Task brief:
Provide again, from the entries below, every line from the one containing "int64_t rows, int C, void*" through the one containing "float* out, int64_t", exactly as written, and no other line.

---------- Data provided ----------

unsigned occ_ln_dropout_hash(unsigned index, unsigned seed_lo, unsigned seed_hi);
int64_t occ_dropout_add_ln_bwd_partial_floats(int64_t rows, int C);
int occ_dropout_add_ln_fwd_f32(const float* x, const float* residual, const float* gamma, const float* beta, float eps,
                               float p_drop, uint64_t seed, float* z, float* y, float* stats, int64_t rows, int C,
                               void* stream);
int occ_dropout_add_ln_bwd_f32(const float* grad_y, const float* z, const float* stats, const float* gamma, float p_drop,
                               uint64_t seed, float* grad_x, float* grad_residual, float* partial, float* grad_gamma_beta,
                               int64_t rows, int C, void* stream);

int occ_value_proj_bf16_f32(int n_segments, const void* const* a, const int64_t* lda, const int64_t* rows,
                            const int64_t* rows_per_group, const int64_t* out_row0,
                            const float* const* group_bias, int bias_groups, const void* weight_packed,
                            float* out, int64_t ldo, int K, int N, int64_t out_group_rows, void* stream);
int occ_value_proj_bf16_f16pairs(int n_segments, const void* const* a, const int64_t* lda, const int64_t* rows,
                            const int64_t* rows_per_group, const int64_t* out_row0,
                            const float* const* group_bias, int bias_groups, const void* weight_packed,
                            void* out, int64_t ldo, int K, int N, int64_t out_group_rows, const float* out_scale,
                            void* stream);
int occ_value_proj_bf16_q16pairs(int n_segments, const void* const* a, const int64_t* lda, const int64_t* rows,
                            const int64_t* rows_per_group, const int64_t* out_row0,
                            const float* const* group_bias, int bias_groups, const void* weight_packed,
                            void* out, int64_t ldo, int K, int N, int64_t out_group_rows, const float* out_scale,
                            void* stream);

int occ_value_range_scale_bf16(int n_segments, const void* const* a, const int64_t* lda, const int64_t* rows, int K,
                               int n_planes, const float* row_l1, const float* bias_max, float* scale_out,
                               uint32_t* work, void* stream);
int occ_value_range_scale_from_amax(const uint32_t* amax8, int n_planes, const float* row_l1, const float* bias_max,
                                    float* scale_out, void* stream);

int occ_value_proj_bf16_planes(int n_segments, const void* const* a, const int64_t* lda, const int64_t* rows,
                               const int64_t* rows_per_group, const int64_t* out_row0,
                               const float* const* group_bias, int bias_groups, const void* weight_packed, void* out,
                               int out_f16, int64_t ldo, int K, int n_planes, int plane_cols, int64_t plane_stride,
                               int64_t out_group_rows, const float* out_scale, void* stream);

int occ_stem_conv7x7_pool_f32_bf16(const float* x, const void* weight_frag, const float* bias, void* out,
                                   int batch, int H, int W, void* stream);
int occ_stem_conv7x7_pool_u8_bf16(const uint8_t* x, const void* weight_frag, const float* bias, void* out,
                                  int batch, int Hs, int Ws, int H, int W, const float* mean,
                                  const float* std, int to_rgb, void* stream);

int occ_bias_relu_maxpool_nhwc_bf16(const void* y, const float* bias, void* out, int batch, int H, int W, int C,
                                    void* stream);

int occ_conv1x1_nhwc_bf16(const void* x, const void* weight, const float* bias, const void* residual,
                          void* out, int batch, int Hin, int Win, int Cin, int Cout, int stride, int relu,
                          int residual_upsample2, void* stream);

int occ_conv3x3_pack_weight_bf16(const float* weight, void* packed, int Cout, int Cin, void* stream);
int occ_conv3x3_nhwc_bf16(const void* x, const void* weight_packed, const float* bias, void* out, int batch,
                          int H, int W, int Cin, int Cout, int stride, int relu, void* stream);
int occ_conv3x3_nhwc_bf16_amax(const void* x, const void* weight_packed, const float* bias, void* out, int batch,
                               int H, int W, int Cin, int Cout, int stride, int relu, uint32_t* amax8, void* stream);
int occ_conv3x3_nhwc_bf16_variant(const void* x, const void* weight_packed, const float* bias, void* out, int batch,
                                  int H, int W, int Cin, int Cout, int stride, int relu, uint32_t* amax8, int variant,
                                  void* stream);

int occ_mfma_pack_b_frag_bf16(const float* weight, void* packed, int N, int K, void* stream);
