# kscalelabs/kbot-joystick

Hardware: AMD Instinct MI355X
Metric: env-steps/sec (whole node), K-Bot joystick 8192 envs @1/2/4/8 MI355X (higher is better)
Workload: dtype f32; 1 GPU; kbot-headless, 8192 envs/GPU, flat ground, fixed joystick command (0.5,0,0), full iteration: 100-step rollout + PPO update (batch 512/GPU, 3 passes, LSTM hidden 256, depth 2); envs_per_gpu=8192, rollout_steps=100, batch_size_per_gpu=512, num_passes=3, hidden_size=256, deterministic_update=True, parallelism=env-sharded dp1, grad all-reduce per optimizer step

## Files before the change

### kbot-joystick_amd/csrc/kbj_gemm.h

```cpp
#pragma once
#include <hip/hip_runtime.h>
#include <algorithm>
#include <type_traits>
#include "kbj_ctx.h"

namespace kbj {

typedef float f32x16 __attribute__((ext_vector_type(16)));
typedef float f32x4 __attribute__((ext_vector_type(4)));

struct GemmArgs {
  const float* A; const float* B; float* C; const float* bias;
  int M, N, K;
  int lda, ldb, ldc;
  int beta;
  int splitk;
  const int* a_rows;
  const float* A2 = nullptr; const float* B2 = nullptr; int k1 = 0;
  float* C2 = nullptr; int n1 = 0, ldb2 = 0, ldc2 = 0;
  const int* a_idx = nullptr; int a_B = 0, a_N = 0;
  float* skws = nullptr;
  int x3 = 0;
};

constexpr int GEMM_BK = 32;
constexpr int GEMM_LDK = 36;

template <int ROWS, bool KC, int NTH>
struct GemmStage {
  static constexpr int NV = ROWS * 8 / NTH;
  static constexpr int RPP = NTH / 8;
  f32x4 v[NV];
  __device__ __forceinline__ void load_fast(const float* __restrict__ P, int ld, int r0, int k0) {
    const int tid = threadIdx.x;
    if (KC) {
      const int kq = tid & 7, rr = tid >> 3;
      const float* p = P + (size_t)(r0 + rr) * ld + k0 + 4 * kq;
#pragma unroll
      for (int i = 0; i < NV; ++i) v[i] = *reinterpret_cast<const f32x4*>(p + (size_t)(RPP * i) * ld);
    } else {
      constexpr int QPR = ROWS / 4, KROWS = NTH / QPR;
      const int rq = tid % QPR, kr0 = tid / QPR;
      const float* p = P + (size_t)(k0 + kr0) * ld + r0 + 4 * rq;
#pragma unroll
      for (int i = 0; i < NV; ++i) v[i] = *reinterpret_cast<const f32x4*>(p + (size_t)(KROWS * i) * ld);
    }
  }
  __device__ __forceinline__ void load(const float* __restrict__ P, int ld, int R, int r0, int k0, int kend, bool vec, const int* idx = nullptr, int iB = 0,
                                       int iN = 0) {
    const int tid = threadIdx.x;
    if (KC) {
      const int kq = tid & 7, rr = tid >> 3;
#pragma unroll
      for (int i = 0; i < NV; ++i) {
        int r = r0 + rr + RPP * i, k = k0 + 4 * kq;
        f32x4 x = {0, 0, 0, 0};
        if (r < R) {
          size_t base = (size_t)r * ld;
          if (idx) { const int t = r / iB; base = ((size_t)t * iN + idx[r - t * iB]) * ld; }
          if (vec && k + 3 < kend) x = *reinterpret_cast<const f32x4*>(P + base + k);
          else { for (int e = 0; e < 4; ++e) if (k + e < kend) x[e] = P[base + k + e]; }
        }
        v[i] = x;
      }
    } else {
      constexpr int QPR = ROWS / 4, KROWS = NTH / QPR;
      const int rq = tid % QPR, kr0 = tid / QPR;
#pragma unroll
      for (int i = 0; i < NV; ++i) {
        int k = k0 + kr0 + KROWS * i, r = r0 + 4 * rq;
        f32x4 x = {0, 0, 0, 0};
        if (k < kend) {
          size_t base = (size_t)k * ld;
          if (vec && r + 3 < R) x = *reinterpret_cast<const f32x4*>(P + base + r);
          else { for (int e = 0; e < 4; ++e) if (r + e < R) x[e] = P[base + r + e]; }
        }
        v[i] = x;
      }
    }
  }
  __device__ __forceinline__ void store(float* lds) const {
    const int tid = threadIdx.x;
    if (KC) {
      const int kq = tid & 7, rr = tid >> 3;
#pragma unroll
      for (int i = 0; i < NV; ++i) *reinterpret_cast<f32x4*>(lds + (rr + RPP * i) * GEMM_LDK + 4 * kq) = v[i];
    } else {
      constexpr int QPR = ROWS / 4, KROWS = NTH / QPR;
      const int rq = tid % QPR, kr0 = tid / QPR;
#pragma unroll
      for (int i = 0; i < NV; ++i) *reinterpret_cast<f32x4*>(lds + (kr0 + KROWS * i) * (ROWS + 4) + 4 * rq) = v[i];
    }
  }
};
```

----------

Written answer:
                               int64_t rows, int C, void* stream);

int occ_value_proj_bf16_f32(int n_segments, const void* const* a, const int64_t* lda, const int64_t* rows,
                            const int64_t* rows_per_group, const int64_t* out_row0,
                            const float* const* group_bias, int bias_groups, const void* weight_packed,
                            float* out, int64_t ldo, int K, int N, int64_t out_group_rows, void* stream);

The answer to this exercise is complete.